Saved entries:
# # #
template <int TH, int BN, int WM, int WN>
__global__ __launch_bounds__(256, 1)
void conv3x3_wino_walk_kernel(ConvArgs p, int tiles_x, int n_tiles, int tiles_y, int n_total) {
  using S = WinoShape<TH, BN, WM, WN>;
  constexpr int MT = S::MT, NT = S::NT, G = S::G, SL = S::SL;

  extern __shared__ __attribute__((aligned(16))) unsigned char smem[];
  const int tid = threadIdx.x, lane = tid & 63, wave = tid >> 6;
  const int wave_s = __builtin_amdgcn_readfirstlane(wave);
  auto fresh_tid = [&]() {
    int v;
    asm volatile("v_mbcnt_lo_u32_b32 %0, -1, 0\n\tv_mbcnt_hi_u32_b32 %0, -1, %0" : "=v"(v));
    return wave_s * 64 + v;
  };
  const int wm = wave / WN, wn = wave % WN;
  struct Tile { int b, y0, x0, n0; };
  auto tile_at = [&](int t) {
    Tile r;
    r.n0 = (t % n_tiles) * BN;
    t /= n_tiles;
    r.x0 = (t % tiles_x) * TW;
    t /= tiles_x;
    r.y0 = (t % tiles_y) * TH;
    r.b = t / tiles_y;
    return r;
  };
  Tile cur = tile_at(blockIdx.x);

  const int Hin = p.upsample ? p.H / 2 : p.H;
  const int Win = p.upsample ? p.W / 2 : p.W;
  const __amdgpu_buffer_rsrc_t w_rsrc = __builtin_amdgcn_make_buffer_rsrc((void*)p.w_wino, 0, 0x7FFFFFFF, 0x00020000);
  auto image_rsrc = [&](int b) { return __builtin_amdgcn_make_buffer_rsrc((void*)(p.x + (size_t)b * Hin * Win * p.Cin), 0, 0x7FFFFFFF, 0x00020000); };
  __amdgpu_buffer_rsrc_t x_rsrc = image_rsrc(cur.b);

  const int lpr = tid / G, ls = tid % G;
  unsigned row_off[4], col_off[SL], dst_off[SL];
  bool slot_ok[SL];
  auto stage_from = [&](int y0, int x0) {
    const int tid_s = fresh_tid(), lpr = tid_s / G, ls = tid_s % G;
    wino_row_offsets(p, Win, y0, lpr, row_off);
#pragma unroll
    for (int j = 0; j < SL; ++j) col_off[j] = wino_col_offset(p, x0, ls + j * G);
  };
  stage_from(cur.y0, cur.x0);
#pragma unroll
  for (int j = 0; j < SL; ++j) {
    const int slot = ls + j * G;
    slot_ok[j] = slot < 72;
    dst_off[j] = wino_slot_dst(lpr, slot);
    if (!slot_ok[j]) dst_off[j] = S::DUMP_OFF + tid * 16;
  }
  u32x4 raw[SL][4];
  auto load_rows = [&](int chunk) {
#pragma unroll
    for (int j = 0; j < SL; ++j)
#pragma unroll
      for (int i = 0; i < 4; ++i)
        raw[j][i] = __builtin_amdgcn_raw_buffer_load_b128(x_rsrc, row_off[i] + col_off[j], chunk * BK * 2, 0);
  };

  const int frag_px = lane & 15, frag_pr = (lane & 31) >> 4, kgrp = lane >> 5;
  int rd_base[3][2];
  wino_rd_base<MT>(rd_base, wm, frag_px, frag_pr, kgrp);
  const int c16 = p.Cin >> 4;
  unsigned wfrag[NT];
  wino_wfrag<NT>(wfrag, 0, wn, c16, lane);
  auto wtile_off = [&](int n0) { return (unsigned)((n0 >> 5) * 12 * c16 * 1024); };

  f32x16 acc[4][NT][MT];
  const int n_chunks = p.Cin / BK;
  half8 bf[3][2][MT];

  int tile = blockIdx.x;
  Tile nxt = cur;
  unsigned wt_cur = wtile_off(cur.n0), wt_nxt = wt_cur;
  bool has_next = false;
  constexpr int WR = 4, WA = WR - 1;
  static_assert(24 % WR == 0, "ring");
  half8 wq[WR][NT][2];
  half8 tq[4];
  {
    load_rows(0);
#pragma unroll
    for (int i = 0; i < WA; ++i) wino_load_w<NT>(wq[i], w_rsrc, wfrag, wino_w_soff(c16, i, 0, wt_cur));
#pragma unroll
    for (int j = 0; j < SL; ++j) {
      unsigned char* d = smem + dst_off[j];
      *reinterpret_cast<half8*>(d) = wino_T(raw[j], 0);
      *reinterpret_cast<half8*>(d + PITCH * 64) = wino_T(raw[j], 1);
      *reinterpret_cast<half8*>(d + 2 * PITCH * 64) = wino_T(raw[j], 2);
      *reinterpret_cast<half8*>(d + 3 * PITCH * 64) = wino_T(raw[j], 3);
    }
    for (int c = tid * 4; c < p.Cout; c += 1024) *reinterpret_cast<f32x4*>(smem + S::BIAS_OFF + c * 4) = *reinterpret_cast<const f32x4*>(p.bias + c);
    asm volatile("s_waitcnt lgkmcnt(0)\n\ts_barrier" ::: "memory");
  }
#pragma unroll 1
  for (;;) {
  {
    constexpr int NM = 2 * MT * NT;
    constexpr int NR = 2 * NT + 2 * MT;
    constexpr int LT0 = 1, PT0 = 6;
    static_assert(LT0 + SL <= PT0 && PT0 + SL <= 10, "staging schedule");
    has_next = tile + (int)gridDim.x < n_total;
    wino_read_b<MT>(bf[0], smem, rd_base, 0, 0);
    wino_read_b<MT>(bf[1], smem, rd_base, 0, 1);
    {
      const int tid_b = fresh_tid(), wn = (tid_b >> 6) % WN, kgrp = (tid_b & 63) >> 5;
      f32x4 bv[NT][4];
#pragma unroll
      for (int nt = 0; nt < NT; ++nt)
#pragma unroll
        for (int rq = 0; rq < 4; ++rq) bv[nt][rq] = *reinterpret_cast<const f32x4*>(smem + S::BIAS_OFF + (cur.n0 + (wn * NT + nt) * 32 + 8 * rq + 4 * kgrp) * 4);
      wino_init_acc<MT, NT>(acc, bv);
    }
#pragma unroll 1
    for (int pair = 0;;) {
      int stage_c = pair + 2;
      unsigned stage_wt = wt_cur;
#pragma unroll
      for (int t = 0; t < 24; ++t) {
        const int tt = t % 12, chunk_i = pair + t / 12, buf = t / 12;
        const int f = tt / 3;
        if (t == 12 && pair + 2 >= n_chunks) {
          stage_c = pair + 1;
          if (has_next) {
            nxt = tile_at(tile + (int)gridDim.x);
            stage_c = 0;
            stage_wt = wt_nxt = wtile_off(nxt.n0);
            stage_from(nxt.y0, nxt.x0);
            x_rsrc = image_rsrc(nxt.b);
          }
        }
        const int chunk_n = t < 12 ? pair + 1 : stage_c;
        const unsigned wt_n = t < 12 ? wt_cur : stage_wt;
        const int t3 = (tt + WA) % 12, c3 = tt + WA >= 12 ? chunk_n : chunk_i;
        const int t1 = (tt + 2) % 12, buf1 = tt >= 10 ? buf ^ 1 : buf;
        const int soff3 = wino_w_soff(c16, t3, c3, tt + WA >= 12 ? wt_n : wt_cur);
#pragma unroll
        for (int j = 0; j < NM; ++j) {
          const int ks = j / (MT * NT), mt = (j / NT) % MT, nt = j % NT;
          acc[f][nt][mt] = __builtin_amdgcn_mfma_f32_32x32x16_f16(wq[t % WR][nt][ks], bf[t % 3][ks][mt], acc[f][nt][mt], 0, 0, 0);
#pragma unroll
          for (int k = j * NR / NM; k < (j + 1) * NR / NM; ++k) {
            if (k < 2 * NT) {
              wq[(t + WA) % WR][k / 2][k % 2] = wino_weight_frag(w_rsrc, wfrag[k / 2], k % 2, soff3);
            } else {
              const int kk = k - 2 * NT, ks1 = kk / MT, mt1 = kk % MT;
              bf[(t + 2) % 3][ks1][mt1] = wino_pixel_frag(smem + buf1 * S::PATCH_BYTES, rd_base, t1 / 3, t1 % 3, ks1, mt1);
            }
          }
          if (tt >= LT0 && tt < LT0 + SL) {
            const int sl = tt - LT0;
            if (j < 4) raw[sl][j] = __builtin_amdgcn_raw_buffer_load_b128(x_rsrc, row_off[j] + col_off[sl], chunk_n * BK * 2, 0);
          }
          if (tt >= PT0 && tt < PT0 + SL) {
            const int sl = tt - PT0;
#pragma unroll
            for (int it = j * 8 / NM; it < (j + 1) * 8 / NM; ++it) {
              const int fq = it >> 1;
              if ((it & 1) == 0) tq[fq] = wino_T(raw[sl], fq);
              else *reinterpret_cast<half8*>(smem + (buf ^ 1) * S::PATCH_BYTES * (slot_ok[sl] ? 1 : 0) + dst_off[sl] + fq * PITCH * 64) = tq[fq];
            }
          }
          __builtin_amdgcn_sched_barrier(0);
        }
        if (tt == 9) asm volatile("s_waitcnt lgkmcnt(0)\n\ts_barrier" ::: "memory");
      }
      if ((pair += 2) >= n_chunks) break;
    }
  }
  const int tid_e = fresh_tid();
  const int lane_e = tid_e & 63, wn = (tid_e >> 6) % WN, wm = (tid_e >> 6) / WN;
  int relu = p.relu;
  asm volatile("" : "+s"(relu));
  wino_epilogue<MT, NT>(p, acc, cur.b, cur.y0, cur.x0, cur.n0, wm, wn, lane_e & 15, (lane_e & 31) >> 4, lane_e >> 5, relu);
  if (!has_next) break;
  tile += gridDim.x;
  cur = nxt;
  wt_cur = wt_nxt;
  }
}

template <int TH, int BN, int WM, int WN>
int launch_wino_cfg(const ConvArgs& a, hipStream_t s) {
  const int tiles_x = cdiv(a.W, TW), tiles_y = cdiv(a.H, TH), n_tiles = a.Cout / BN;
  const size_t lds = WinoShape<TH, BN, WM, WN>::patch_lds_bytes();
  HIP_TRY(hipFuncSetAttribute(reinterpret_cast<const void*>(&conv3x3_wino_kernel<TH, BN, WM, WN>),
                              hipFuncAttributeMaxDynamicSharedMemorySize, (int)lds));
  hipLaunchKernelGGL((conv3x3_wino_kernel<TH, BN, WM, WN>), dim3(tiles_x * tiles_y * n_tiles, a.B), dim3(256), lds, s, a, tiles_x, n_tiles);
  HIP_TRY(hipGetLastError());
  return WCT_OK;
}

template <int TH, int BN, int WM, int WN>
int launch_wino_walk(const ConvArgs& a, hipStream_t s) {
  const int tiles_x = cdiv(a.W, TW), tiles_y = cdiv(a.H, TH), n_tiles = a.Cout / BN;
  const long total = (long)tiles_x * tiles_y * n_tiles * a.B;
  const size_t lds = WinoShape<TH, BN, WM, WN>::lds_bytes(a.Cout);
  int dev = 0, cus = 0;
  HIP_TRY(hipGetDevice(&dev));
  HIP_TRY(hipDeviceGetAttribute(&cus, hipDeviceAttributeMultiprocessorCount, dev));
  ARG_CHECK(cus > 0 && total < (1L << 30) && lds <= 160 * 1024);
  HIP_TRY(hipFuncSetAttribute(reinterpret_cast<const void*>(&conv3x3_wino_walk_kernel<TH, BN, WM, WN>),
                              hipFuncAttributeMaxDynamicSharedMemorySize, (int)lds));
  hipLaunchKernelGGL((conv3x3_wino_walk_kernel<TH, BN, WM, WN>), dim3((unsigned)(total < cus ? total : cus)), dim3(256), lds, s, a, tiles_x,
                     n_tiles, tiles_y, (int)total);
  HIP_TRY(hipGetLastError());
  return WCT_OK;
}
}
# # #
- _EXERCISE OBJECTIVE_
Among the records above, repeat exactly the line with "f32x16 acc[4][NT][MT];", the line with "64) = wino_T(raw[j], 3);", and every line in between, and only those.

- _RESULT_
  f32x16 acc[4][NT][MT];
  const int n_chunks = p.Cin / BK;
  half8 bf[3][2][MT];

  int tile = blockIdx.x;
  Tile nxt = cur;
  unsigned wt_cur = wtile_off(cur.n0), wt_nxt = wt_cur;
  bool has_next = false;
  constexpr int WR = 4, WA = WR - 1;
  static_assert(24 % WR == 0, "ring");
  half8 wq[WR][NT][2];
  half8 tq[4];
  {
    load_rows(0);
#pragma unroll
    for (int i = 0; i < WA; ++i) wino_load_w<NT>(wq[i], w_rsrc, wfrag, wino_w_soff(c16, i, 0, wt_cur));
#pragma unroll
    for (int j = 0; j < SL; ++j) {
      unsigned char* d = smem + dst_off[j];
      *reinterpret_cast<half8*>(d) = wino_T(raw[j], 0);
      *reinterpret_cast<half8*>(d + PITCH * 64) = wino_T(raw[j], 1);
      *reinterpret_cast<half8*>(d + 2 * PITCH * 64) = wino_T(raw[j], 2);
      *reinterpret_cast<half8*>(d + 3 * PITCH * 64) = wino_T(raw[j], 3);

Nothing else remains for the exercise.